Prompt
In the records below, begin at the line that has "template <typename OFF> void launch_resolve2(const" and stop after the line that has "template <typename OFF> int launch_dp_e2e(const"; quote those lines verbatim and nothing more.

Records for the exercise
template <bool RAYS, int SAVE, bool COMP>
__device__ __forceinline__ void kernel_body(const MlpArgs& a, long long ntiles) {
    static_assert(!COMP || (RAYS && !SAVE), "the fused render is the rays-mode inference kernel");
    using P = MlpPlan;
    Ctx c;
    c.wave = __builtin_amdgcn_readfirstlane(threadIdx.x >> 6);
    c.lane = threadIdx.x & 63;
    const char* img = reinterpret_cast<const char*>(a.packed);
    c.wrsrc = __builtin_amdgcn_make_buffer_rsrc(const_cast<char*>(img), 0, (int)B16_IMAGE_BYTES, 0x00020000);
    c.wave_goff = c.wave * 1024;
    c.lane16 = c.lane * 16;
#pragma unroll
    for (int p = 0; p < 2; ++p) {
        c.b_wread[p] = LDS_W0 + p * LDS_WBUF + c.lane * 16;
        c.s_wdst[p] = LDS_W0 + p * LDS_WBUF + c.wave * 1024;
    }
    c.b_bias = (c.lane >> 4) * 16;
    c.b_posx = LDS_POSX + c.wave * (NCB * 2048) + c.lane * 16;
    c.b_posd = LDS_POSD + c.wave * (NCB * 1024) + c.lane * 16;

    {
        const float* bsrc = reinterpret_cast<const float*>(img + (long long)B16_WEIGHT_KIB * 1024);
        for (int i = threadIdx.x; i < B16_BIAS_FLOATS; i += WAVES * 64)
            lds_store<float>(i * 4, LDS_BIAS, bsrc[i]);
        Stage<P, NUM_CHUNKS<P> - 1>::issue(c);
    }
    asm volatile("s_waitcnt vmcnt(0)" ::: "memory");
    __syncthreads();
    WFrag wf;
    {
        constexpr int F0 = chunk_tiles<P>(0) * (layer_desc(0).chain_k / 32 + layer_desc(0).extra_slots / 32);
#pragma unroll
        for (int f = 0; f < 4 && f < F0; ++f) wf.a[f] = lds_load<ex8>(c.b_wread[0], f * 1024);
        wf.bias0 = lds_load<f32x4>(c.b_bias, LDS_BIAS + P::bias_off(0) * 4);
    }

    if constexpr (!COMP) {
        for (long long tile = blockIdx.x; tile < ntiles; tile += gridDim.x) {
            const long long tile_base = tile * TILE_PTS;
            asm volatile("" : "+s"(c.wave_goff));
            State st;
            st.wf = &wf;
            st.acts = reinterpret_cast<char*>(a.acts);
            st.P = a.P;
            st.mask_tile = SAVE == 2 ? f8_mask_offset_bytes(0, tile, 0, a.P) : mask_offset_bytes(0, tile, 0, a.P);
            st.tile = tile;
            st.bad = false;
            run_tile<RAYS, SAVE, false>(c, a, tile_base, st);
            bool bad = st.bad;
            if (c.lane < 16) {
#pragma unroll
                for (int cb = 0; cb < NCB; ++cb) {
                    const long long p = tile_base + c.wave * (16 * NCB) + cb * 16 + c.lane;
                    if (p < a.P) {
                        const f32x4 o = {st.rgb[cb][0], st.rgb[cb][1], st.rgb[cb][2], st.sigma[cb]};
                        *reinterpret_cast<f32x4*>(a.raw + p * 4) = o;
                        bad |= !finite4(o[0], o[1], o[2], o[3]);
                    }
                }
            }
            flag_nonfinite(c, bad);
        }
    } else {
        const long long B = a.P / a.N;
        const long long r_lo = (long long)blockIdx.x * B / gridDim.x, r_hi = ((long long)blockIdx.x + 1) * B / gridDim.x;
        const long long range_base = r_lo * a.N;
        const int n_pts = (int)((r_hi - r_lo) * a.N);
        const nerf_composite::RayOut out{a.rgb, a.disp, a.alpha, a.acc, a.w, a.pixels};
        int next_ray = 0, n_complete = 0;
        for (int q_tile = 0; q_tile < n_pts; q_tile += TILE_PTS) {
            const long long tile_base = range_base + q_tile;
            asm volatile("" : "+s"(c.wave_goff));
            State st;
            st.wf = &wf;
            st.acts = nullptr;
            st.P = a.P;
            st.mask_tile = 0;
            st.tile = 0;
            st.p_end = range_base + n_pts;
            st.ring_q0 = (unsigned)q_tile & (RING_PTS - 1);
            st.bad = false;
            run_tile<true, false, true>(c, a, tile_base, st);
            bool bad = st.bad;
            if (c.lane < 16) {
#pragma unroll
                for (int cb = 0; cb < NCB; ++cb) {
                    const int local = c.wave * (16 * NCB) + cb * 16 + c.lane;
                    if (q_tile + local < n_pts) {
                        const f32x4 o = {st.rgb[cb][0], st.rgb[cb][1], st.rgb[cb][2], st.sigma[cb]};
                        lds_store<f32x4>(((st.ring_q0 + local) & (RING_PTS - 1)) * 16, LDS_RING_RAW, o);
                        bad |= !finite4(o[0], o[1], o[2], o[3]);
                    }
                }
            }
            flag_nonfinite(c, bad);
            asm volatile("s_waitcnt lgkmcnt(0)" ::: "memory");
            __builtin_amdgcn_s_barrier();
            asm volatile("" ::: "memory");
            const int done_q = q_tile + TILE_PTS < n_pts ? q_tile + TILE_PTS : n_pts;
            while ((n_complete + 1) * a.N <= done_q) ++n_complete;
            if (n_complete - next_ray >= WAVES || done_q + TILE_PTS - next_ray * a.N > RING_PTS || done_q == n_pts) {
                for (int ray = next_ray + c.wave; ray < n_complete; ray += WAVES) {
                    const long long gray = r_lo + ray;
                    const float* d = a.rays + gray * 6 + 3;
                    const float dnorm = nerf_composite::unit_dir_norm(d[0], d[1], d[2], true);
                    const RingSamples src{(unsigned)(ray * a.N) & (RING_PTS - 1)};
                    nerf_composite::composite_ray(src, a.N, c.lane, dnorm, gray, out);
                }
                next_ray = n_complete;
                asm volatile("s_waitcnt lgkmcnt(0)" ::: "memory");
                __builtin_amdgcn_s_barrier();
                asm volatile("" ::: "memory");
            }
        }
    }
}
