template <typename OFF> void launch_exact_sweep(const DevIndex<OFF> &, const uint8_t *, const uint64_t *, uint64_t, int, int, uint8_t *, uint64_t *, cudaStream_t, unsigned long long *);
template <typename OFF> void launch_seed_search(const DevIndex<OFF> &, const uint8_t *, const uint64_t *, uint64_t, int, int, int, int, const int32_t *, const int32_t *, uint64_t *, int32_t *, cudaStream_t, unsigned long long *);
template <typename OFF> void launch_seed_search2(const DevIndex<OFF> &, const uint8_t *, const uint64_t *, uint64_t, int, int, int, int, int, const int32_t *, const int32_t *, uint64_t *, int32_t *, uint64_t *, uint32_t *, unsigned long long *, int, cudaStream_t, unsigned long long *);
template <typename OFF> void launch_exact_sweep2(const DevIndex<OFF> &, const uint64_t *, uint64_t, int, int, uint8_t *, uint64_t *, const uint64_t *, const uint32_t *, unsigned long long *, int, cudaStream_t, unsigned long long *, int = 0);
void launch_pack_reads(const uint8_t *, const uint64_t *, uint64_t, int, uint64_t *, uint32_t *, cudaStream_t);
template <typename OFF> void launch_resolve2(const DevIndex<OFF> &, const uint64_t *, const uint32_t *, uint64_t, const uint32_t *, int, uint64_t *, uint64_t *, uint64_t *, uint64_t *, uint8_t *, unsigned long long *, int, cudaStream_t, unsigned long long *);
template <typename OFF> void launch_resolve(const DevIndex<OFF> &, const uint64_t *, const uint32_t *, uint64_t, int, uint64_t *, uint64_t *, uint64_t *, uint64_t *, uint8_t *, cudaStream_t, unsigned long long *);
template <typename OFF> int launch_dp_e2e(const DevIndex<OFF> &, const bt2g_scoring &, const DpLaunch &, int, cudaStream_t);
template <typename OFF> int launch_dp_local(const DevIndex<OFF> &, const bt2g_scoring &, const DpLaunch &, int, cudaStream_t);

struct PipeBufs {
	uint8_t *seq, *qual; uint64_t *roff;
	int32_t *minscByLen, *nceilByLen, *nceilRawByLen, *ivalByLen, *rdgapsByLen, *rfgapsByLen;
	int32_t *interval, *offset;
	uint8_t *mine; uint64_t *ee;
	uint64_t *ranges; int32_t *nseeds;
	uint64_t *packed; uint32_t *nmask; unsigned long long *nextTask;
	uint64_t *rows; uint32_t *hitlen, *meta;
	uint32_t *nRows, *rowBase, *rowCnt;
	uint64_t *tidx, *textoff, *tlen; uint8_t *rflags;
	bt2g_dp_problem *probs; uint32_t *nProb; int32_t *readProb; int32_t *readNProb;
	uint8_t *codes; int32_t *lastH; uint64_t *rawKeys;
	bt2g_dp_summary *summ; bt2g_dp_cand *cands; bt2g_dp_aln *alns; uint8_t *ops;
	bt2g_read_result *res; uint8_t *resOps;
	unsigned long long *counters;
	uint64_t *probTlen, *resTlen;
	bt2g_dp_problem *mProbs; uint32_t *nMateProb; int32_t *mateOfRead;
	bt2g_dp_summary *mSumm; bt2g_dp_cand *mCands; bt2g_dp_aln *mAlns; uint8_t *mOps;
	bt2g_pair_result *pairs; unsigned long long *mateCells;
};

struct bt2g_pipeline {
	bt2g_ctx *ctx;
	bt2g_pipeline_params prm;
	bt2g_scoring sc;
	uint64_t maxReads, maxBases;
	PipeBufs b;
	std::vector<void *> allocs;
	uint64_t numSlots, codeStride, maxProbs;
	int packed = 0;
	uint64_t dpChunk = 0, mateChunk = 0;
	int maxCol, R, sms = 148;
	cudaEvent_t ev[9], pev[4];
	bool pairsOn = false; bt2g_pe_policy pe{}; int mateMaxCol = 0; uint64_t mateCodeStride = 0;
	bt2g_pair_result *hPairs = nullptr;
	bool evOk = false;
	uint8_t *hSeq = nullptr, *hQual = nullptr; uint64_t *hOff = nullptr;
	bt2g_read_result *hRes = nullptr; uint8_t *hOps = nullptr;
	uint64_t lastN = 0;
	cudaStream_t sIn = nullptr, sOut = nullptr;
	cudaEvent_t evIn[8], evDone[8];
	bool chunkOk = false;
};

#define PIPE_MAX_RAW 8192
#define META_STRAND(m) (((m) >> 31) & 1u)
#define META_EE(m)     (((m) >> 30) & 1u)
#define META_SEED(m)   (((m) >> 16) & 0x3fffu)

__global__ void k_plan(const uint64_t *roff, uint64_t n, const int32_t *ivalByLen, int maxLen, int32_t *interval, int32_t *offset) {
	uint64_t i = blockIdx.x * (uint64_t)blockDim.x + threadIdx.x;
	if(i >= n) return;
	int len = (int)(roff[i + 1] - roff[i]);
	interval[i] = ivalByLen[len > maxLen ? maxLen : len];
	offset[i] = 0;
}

...

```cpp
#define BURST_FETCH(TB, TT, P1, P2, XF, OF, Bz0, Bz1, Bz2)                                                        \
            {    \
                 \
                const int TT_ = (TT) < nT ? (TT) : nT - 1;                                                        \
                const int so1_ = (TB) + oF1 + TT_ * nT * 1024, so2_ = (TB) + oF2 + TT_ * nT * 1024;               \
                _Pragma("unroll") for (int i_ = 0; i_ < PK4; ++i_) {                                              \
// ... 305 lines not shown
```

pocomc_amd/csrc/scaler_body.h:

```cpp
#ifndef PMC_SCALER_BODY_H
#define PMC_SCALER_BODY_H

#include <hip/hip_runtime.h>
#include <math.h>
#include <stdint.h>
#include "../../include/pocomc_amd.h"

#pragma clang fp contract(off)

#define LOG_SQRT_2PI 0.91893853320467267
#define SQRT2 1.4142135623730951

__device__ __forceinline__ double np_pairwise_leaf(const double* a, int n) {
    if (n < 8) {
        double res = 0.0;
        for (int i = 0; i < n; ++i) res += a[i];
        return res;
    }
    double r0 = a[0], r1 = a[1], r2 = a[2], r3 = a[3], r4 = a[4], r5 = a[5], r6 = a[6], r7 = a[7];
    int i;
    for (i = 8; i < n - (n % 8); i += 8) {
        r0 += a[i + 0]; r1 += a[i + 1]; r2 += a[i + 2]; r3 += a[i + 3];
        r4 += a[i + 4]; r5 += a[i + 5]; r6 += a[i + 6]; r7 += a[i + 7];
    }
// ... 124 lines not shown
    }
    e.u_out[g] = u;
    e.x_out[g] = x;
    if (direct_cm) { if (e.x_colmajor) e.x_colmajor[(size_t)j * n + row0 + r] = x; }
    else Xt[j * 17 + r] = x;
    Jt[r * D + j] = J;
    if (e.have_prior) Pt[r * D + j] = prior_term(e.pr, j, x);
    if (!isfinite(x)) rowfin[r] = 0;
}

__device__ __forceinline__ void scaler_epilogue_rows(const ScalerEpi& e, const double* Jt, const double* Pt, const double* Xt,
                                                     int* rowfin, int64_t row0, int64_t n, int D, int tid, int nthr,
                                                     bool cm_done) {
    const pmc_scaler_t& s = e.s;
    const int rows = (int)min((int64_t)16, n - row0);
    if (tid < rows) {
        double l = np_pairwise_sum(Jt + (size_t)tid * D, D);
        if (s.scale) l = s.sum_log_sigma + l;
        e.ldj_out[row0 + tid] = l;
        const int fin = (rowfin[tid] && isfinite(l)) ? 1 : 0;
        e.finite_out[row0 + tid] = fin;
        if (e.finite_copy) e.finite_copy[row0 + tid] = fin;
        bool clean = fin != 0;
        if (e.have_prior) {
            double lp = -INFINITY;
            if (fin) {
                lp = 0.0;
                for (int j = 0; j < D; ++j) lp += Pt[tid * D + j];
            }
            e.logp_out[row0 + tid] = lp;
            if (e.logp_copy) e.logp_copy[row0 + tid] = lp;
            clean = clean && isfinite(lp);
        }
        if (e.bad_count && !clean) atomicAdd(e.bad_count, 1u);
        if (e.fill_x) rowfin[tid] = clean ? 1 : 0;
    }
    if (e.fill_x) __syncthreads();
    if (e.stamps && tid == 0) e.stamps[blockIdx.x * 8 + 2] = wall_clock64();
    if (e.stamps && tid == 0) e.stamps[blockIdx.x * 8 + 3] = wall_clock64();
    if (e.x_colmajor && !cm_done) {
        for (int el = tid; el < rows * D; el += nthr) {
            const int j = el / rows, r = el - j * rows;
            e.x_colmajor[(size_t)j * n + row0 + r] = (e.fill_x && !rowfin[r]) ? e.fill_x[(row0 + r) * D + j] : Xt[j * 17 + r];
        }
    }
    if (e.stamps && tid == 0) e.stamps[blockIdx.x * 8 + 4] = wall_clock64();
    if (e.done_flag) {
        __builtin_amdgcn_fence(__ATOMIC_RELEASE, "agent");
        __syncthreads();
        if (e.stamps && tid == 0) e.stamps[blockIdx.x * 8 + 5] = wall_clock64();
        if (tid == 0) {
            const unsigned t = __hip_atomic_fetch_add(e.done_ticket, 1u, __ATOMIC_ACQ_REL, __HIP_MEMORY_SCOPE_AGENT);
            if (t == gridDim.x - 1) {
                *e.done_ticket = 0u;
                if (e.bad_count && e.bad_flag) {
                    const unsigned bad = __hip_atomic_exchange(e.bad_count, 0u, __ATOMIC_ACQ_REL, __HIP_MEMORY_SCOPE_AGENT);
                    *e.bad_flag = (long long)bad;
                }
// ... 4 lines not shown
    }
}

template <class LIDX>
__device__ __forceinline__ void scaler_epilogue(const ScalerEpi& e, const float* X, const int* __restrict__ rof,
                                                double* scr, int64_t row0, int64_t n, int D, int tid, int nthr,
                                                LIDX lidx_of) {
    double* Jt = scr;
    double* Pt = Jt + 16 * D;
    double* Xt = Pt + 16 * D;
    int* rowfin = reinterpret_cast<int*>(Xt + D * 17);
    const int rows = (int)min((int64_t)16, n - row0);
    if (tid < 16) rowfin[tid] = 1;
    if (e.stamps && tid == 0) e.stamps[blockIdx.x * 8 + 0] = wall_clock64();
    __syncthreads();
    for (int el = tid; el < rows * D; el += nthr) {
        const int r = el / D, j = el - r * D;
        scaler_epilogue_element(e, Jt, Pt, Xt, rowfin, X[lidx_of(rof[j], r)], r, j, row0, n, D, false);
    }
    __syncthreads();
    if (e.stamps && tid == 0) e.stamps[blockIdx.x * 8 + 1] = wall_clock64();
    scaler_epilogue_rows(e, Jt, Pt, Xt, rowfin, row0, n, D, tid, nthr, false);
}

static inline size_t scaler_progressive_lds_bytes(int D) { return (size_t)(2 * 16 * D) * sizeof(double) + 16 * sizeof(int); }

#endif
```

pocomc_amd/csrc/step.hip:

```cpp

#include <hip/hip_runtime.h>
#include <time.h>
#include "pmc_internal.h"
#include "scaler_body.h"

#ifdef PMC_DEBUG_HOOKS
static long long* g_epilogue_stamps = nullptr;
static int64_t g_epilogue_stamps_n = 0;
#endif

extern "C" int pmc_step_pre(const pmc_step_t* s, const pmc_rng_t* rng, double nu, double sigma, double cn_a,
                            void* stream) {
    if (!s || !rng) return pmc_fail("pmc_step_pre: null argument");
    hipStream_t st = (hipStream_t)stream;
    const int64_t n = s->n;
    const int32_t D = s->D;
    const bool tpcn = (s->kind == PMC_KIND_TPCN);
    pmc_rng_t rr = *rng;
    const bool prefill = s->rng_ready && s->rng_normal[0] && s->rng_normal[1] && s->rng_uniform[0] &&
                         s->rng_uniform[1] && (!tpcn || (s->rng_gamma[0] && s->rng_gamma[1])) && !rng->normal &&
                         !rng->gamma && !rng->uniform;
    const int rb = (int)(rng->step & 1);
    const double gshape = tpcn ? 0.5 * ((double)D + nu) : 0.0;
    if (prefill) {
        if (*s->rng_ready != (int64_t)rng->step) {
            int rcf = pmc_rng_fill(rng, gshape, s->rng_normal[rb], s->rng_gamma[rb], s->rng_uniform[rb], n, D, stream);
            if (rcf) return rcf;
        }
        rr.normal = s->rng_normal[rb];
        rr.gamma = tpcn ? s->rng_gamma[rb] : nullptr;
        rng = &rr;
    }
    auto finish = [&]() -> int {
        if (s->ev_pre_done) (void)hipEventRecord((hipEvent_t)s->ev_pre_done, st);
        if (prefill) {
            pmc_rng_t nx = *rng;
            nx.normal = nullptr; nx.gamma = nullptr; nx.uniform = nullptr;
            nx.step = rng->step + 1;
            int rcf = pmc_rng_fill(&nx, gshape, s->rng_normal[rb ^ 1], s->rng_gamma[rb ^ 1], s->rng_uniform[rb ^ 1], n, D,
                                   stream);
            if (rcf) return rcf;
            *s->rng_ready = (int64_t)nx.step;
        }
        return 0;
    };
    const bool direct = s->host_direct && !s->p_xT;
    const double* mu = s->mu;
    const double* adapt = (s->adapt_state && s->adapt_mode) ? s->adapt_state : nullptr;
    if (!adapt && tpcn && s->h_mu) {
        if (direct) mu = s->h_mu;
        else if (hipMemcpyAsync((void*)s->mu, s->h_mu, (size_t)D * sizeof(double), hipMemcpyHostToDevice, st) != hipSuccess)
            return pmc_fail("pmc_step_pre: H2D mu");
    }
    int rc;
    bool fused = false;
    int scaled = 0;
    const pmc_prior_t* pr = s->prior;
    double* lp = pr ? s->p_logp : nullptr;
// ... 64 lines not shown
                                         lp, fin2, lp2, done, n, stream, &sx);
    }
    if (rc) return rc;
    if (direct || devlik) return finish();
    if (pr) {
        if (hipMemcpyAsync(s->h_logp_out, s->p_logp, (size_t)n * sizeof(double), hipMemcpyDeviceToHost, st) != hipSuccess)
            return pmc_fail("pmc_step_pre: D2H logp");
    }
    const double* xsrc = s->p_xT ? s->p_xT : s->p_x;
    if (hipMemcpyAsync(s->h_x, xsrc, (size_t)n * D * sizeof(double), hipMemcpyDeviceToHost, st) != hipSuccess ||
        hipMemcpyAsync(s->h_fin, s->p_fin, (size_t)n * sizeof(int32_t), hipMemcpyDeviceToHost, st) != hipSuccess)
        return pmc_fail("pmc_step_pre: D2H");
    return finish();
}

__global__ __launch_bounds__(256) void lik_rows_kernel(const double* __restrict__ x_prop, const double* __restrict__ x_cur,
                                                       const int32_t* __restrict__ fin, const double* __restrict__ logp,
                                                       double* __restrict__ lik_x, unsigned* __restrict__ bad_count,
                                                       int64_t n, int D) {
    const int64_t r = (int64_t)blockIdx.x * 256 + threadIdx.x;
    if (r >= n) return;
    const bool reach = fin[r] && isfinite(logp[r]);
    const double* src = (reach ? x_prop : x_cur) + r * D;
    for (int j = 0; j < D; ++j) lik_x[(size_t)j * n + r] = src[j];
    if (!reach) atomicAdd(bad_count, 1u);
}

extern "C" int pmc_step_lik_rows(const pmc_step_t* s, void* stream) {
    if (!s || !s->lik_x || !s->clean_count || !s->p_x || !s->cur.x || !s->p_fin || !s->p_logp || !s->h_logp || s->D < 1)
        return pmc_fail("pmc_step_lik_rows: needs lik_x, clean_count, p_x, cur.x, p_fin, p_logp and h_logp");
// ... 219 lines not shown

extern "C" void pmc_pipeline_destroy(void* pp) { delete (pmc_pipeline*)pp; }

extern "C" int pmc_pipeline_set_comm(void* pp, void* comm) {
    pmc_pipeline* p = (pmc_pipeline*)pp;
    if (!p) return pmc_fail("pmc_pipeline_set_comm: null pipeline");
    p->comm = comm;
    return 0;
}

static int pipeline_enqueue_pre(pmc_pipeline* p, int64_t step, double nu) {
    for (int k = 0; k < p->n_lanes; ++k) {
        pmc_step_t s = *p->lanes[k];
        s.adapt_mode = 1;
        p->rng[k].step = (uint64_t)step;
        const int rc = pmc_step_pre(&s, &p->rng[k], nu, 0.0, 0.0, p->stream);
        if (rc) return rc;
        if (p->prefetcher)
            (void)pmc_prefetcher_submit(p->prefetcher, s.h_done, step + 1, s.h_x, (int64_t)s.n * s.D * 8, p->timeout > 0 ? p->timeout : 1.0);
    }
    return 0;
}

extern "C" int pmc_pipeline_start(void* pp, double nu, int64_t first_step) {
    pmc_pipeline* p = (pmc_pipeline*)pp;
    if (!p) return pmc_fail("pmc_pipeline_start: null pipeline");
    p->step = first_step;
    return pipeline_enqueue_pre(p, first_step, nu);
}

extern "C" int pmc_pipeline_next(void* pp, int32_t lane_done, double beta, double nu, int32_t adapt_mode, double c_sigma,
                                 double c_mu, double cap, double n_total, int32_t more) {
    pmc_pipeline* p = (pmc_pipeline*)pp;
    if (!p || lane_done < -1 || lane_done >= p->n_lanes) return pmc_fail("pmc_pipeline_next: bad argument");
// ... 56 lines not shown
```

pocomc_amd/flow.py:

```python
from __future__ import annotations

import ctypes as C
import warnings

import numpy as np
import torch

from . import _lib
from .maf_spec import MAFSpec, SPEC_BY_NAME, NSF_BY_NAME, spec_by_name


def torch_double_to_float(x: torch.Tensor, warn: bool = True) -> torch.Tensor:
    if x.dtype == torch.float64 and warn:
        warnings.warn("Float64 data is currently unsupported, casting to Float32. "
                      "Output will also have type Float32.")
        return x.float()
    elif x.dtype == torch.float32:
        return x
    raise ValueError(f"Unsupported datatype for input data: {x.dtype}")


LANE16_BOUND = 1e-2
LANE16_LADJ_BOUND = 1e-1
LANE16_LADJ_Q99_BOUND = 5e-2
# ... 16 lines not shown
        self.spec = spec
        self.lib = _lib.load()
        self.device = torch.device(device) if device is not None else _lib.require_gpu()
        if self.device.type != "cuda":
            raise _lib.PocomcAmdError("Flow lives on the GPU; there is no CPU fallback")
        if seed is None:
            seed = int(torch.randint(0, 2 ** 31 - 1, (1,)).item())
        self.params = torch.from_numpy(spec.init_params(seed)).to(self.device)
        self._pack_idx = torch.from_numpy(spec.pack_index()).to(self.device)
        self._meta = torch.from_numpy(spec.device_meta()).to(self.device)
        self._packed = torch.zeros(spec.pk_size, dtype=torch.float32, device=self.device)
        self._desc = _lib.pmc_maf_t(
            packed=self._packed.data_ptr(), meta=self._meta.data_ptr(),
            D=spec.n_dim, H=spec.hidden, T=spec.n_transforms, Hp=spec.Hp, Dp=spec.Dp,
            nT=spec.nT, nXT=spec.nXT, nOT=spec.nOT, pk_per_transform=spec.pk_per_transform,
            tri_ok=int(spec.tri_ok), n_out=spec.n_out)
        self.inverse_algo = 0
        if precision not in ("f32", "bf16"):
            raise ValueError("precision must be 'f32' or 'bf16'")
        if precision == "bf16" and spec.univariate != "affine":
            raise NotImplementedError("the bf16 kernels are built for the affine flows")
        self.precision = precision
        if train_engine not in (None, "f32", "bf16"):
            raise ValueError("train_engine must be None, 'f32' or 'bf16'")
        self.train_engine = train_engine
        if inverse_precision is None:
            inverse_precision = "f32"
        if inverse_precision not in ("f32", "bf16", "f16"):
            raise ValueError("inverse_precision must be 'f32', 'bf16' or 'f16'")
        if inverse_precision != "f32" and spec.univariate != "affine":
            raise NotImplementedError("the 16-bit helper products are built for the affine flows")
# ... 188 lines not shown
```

Result of this task
template <typename OFF> void launch_resolve2(const DevIndex<OFF> &, const uint64_t *, const uint32_t *, uint64_t, const uint32_t *, int, uint64_t *, uint64_t *, uint64_t *, uint64_t *, uint8_t *, unsigned long long *, int, cudaStream_t, unsigned long long *);
template <typename OFF> void launch_resolve(const DevIndex<OFF> &, const uint64_t *, const uint32_t *, uint64_t, int, uint64_t *, uint64_t *, uint64_t *, uint64_t *, uint8_t *, cudaStream_t, unsigned long long *);
template <typename OFF> int launch_dp_e2e(const DevIndex<OFF> &, const bt2g_scoring &, const DpLaunch &, int, cudaStream_t);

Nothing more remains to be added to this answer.